_EXERCISE DIRECTIONS_
Look through the material below. Copy every line with the string "constexpr" in it.

:: THE DATA

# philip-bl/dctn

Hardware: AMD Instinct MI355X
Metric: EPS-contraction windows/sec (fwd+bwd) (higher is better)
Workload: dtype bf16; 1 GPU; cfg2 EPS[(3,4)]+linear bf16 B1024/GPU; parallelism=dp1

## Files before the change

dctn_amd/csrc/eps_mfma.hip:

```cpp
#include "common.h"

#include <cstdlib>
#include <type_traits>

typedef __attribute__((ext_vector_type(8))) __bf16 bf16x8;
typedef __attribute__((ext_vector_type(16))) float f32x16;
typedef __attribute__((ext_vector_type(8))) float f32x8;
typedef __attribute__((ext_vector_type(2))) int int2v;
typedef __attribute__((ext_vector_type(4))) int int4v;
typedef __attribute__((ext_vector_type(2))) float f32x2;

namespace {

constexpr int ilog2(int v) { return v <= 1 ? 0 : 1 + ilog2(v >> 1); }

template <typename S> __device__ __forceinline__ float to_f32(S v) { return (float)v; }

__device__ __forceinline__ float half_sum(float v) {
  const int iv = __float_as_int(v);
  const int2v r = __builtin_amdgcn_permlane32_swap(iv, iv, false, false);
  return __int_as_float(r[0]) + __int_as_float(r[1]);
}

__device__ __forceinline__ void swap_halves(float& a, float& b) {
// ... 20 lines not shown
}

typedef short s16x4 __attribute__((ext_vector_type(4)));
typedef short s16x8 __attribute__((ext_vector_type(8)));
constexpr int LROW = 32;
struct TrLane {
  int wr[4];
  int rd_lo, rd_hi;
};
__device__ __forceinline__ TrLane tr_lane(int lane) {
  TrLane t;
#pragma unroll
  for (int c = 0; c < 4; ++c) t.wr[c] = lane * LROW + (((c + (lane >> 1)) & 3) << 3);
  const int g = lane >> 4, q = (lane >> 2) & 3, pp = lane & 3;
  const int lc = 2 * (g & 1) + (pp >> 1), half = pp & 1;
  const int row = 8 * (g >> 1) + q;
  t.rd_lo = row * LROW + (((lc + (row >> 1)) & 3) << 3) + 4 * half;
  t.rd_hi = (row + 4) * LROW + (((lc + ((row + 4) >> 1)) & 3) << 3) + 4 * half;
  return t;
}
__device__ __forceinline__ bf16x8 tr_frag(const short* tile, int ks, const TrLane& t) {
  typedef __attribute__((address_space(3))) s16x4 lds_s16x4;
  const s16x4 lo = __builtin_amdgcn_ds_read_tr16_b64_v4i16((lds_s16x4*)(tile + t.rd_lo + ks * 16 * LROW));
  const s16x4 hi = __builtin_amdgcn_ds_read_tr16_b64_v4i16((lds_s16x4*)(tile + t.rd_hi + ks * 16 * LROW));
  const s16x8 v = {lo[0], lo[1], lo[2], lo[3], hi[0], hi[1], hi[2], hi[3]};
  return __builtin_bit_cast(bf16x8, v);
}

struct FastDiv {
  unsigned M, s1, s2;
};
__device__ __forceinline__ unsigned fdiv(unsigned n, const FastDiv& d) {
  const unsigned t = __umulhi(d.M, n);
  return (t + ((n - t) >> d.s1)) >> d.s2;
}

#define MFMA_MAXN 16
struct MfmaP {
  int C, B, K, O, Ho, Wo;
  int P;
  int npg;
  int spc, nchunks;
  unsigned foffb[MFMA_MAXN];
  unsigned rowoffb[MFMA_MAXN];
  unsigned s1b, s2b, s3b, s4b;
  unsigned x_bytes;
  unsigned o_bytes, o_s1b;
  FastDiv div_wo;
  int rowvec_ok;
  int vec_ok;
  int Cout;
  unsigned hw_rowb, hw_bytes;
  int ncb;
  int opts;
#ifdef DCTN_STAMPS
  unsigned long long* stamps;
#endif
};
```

::::

_EXERCISE OUTPUT_
constexpr int ilog2(int v) { return v <= 1 ? 0 : 1 + ilog2(v >> 1); }
constexpr int LROW = 32;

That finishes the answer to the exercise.